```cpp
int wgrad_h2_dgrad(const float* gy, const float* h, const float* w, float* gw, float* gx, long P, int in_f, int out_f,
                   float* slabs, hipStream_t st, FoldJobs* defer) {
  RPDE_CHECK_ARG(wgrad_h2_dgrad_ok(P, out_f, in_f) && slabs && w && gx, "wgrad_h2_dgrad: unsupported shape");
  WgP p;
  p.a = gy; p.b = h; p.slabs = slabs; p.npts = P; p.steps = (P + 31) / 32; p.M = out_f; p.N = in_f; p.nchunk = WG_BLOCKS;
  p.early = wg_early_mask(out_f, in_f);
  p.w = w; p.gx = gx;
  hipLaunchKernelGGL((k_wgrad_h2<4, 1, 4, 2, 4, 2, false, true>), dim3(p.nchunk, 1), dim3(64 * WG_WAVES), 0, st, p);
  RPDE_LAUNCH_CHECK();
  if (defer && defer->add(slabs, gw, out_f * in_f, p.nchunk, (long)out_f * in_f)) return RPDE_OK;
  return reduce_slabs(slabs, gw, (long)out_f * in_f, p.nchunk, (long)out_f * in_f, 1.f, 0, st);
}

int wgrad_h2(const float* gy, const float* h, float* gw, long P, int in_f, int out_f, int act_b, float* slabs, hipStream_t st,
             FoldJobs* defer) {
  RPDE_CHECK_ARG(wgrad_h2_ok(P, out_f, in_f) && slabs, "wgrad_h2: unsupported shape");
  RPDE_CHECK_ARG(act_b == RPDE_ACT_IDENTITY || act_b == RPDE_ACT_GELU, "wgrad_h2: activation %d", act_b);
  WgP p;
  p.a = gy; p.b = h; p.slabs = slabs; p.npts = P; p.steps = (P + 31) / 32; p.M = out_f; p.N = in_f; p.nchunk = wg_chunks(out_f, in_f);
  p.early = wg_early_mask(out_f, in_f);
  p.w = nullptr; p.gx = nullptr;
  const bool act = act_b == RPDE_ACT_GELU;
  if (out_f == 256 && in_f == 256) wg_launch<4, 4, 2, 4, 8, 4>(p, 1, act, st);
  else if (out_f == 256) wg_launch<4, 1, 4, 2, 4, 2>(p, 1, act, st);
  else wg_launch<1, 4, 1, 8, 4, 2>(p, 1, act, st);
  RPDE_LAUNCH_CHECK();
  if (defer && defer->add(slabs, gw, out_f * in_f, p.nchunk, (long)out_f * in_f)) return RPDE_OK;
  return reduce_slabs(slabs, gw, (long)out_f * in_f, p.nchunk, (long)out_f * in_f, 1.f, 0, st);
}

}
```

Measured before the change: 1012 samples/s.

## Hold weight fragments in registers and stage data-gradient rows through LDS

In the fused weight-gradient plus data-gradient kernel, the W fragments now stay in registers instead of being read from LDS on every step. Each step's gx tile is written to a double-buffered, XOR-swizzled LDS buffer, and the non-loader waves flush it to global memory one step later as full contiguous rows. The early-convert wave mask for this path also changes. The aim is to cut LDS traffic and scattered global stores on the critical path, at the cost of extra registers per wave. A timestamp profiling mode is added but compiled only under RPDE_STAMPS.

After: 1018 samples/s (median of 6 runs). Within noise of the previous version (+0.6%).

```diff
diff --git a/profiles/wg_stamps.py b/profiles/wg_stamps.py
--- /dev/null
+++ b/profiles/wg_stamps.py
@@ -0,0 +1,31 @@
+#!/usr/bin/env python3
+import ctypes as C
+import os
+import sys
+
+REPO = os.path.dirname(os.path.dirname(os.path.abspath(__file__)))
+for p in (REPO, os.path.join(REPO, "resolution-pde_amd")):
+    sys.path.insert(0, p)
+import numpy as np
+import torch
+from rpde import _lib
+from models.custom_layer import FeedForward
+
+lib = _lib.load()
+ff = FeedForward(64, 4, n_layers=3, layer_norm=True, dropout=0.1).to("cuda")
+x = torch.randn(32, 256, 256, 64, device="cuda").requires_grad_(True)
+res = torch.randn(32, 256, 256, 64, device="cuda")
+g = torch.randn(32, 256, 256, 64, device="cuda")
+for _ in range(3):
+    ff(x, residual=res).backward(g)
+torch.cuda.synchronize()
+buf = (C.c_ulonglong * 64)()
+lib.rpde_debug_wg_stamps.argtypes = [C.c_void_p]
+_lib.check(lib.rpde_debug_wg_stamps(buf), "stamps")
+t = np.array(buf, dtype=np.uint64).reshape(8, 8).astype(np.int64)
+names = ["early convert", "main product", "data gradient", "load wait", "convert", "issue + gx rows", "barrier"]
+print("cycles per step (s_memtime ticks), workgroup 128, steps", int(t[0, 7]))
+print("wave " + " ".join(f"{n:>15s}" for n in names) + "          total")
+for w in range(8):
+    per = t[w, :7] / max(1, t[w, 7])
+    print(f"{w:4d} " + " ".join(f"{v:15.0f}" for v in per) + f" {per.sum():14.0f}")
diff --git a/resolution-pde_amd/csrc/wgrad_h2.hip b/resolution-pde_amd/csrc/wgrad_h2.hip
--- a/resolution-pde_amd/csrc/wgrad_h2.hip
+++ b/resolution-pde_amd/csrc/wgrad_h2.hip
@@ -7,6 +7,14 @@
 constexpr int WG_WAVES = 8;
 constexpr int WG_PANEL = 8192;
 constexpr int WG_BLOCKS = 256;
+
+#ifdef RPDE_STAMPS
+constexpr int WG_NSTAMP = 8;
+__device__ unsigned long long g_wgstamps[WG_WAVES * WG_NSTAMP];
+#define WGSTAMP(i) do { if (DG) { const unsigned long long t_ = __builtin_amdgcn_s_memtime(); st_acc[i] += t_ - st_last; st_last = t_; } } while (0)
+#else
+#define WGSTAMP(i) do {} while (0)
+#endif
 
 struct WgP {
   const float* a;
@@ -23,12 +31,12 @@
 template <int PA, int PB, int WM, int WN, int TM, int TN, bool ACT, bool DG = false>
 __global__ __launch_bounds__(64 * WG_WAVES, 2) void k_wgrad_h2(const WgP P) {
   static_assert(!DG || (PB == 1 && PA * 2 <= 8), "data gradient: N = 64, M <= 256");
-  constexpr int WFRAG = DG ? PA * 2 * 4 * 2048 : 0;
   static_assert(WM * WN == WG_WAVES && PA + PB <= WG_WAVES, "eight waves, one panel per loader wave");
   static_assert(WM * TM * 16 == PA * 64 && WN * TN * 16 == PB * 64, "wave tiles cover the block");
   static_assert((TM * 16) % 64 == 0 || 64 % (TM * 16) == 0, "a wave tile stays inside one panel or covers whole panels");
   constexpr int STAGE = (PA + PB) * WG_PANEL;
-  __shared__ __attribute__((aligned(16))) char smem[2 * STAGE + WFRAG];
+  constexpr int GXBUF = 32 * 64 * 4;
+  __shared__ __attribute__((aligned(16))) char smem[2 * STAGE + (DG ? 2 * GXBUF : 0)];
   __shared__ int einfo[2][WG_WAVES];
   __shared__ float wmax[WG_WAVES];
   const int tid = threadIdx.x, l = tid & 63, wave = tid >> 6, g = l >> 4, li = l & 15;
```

» Work request
Search the entries for "define" and show every line that has it.

» Task solution
+#define WGSTAMP(i) do { if (DG) { const unsigned long long t_ = __builtin_amdgcn_s_memtime(); st_acc[i] += t_ - st_last; st_last = t_; } } while (0)
+#define WGSTAMP(i) do {} while (0)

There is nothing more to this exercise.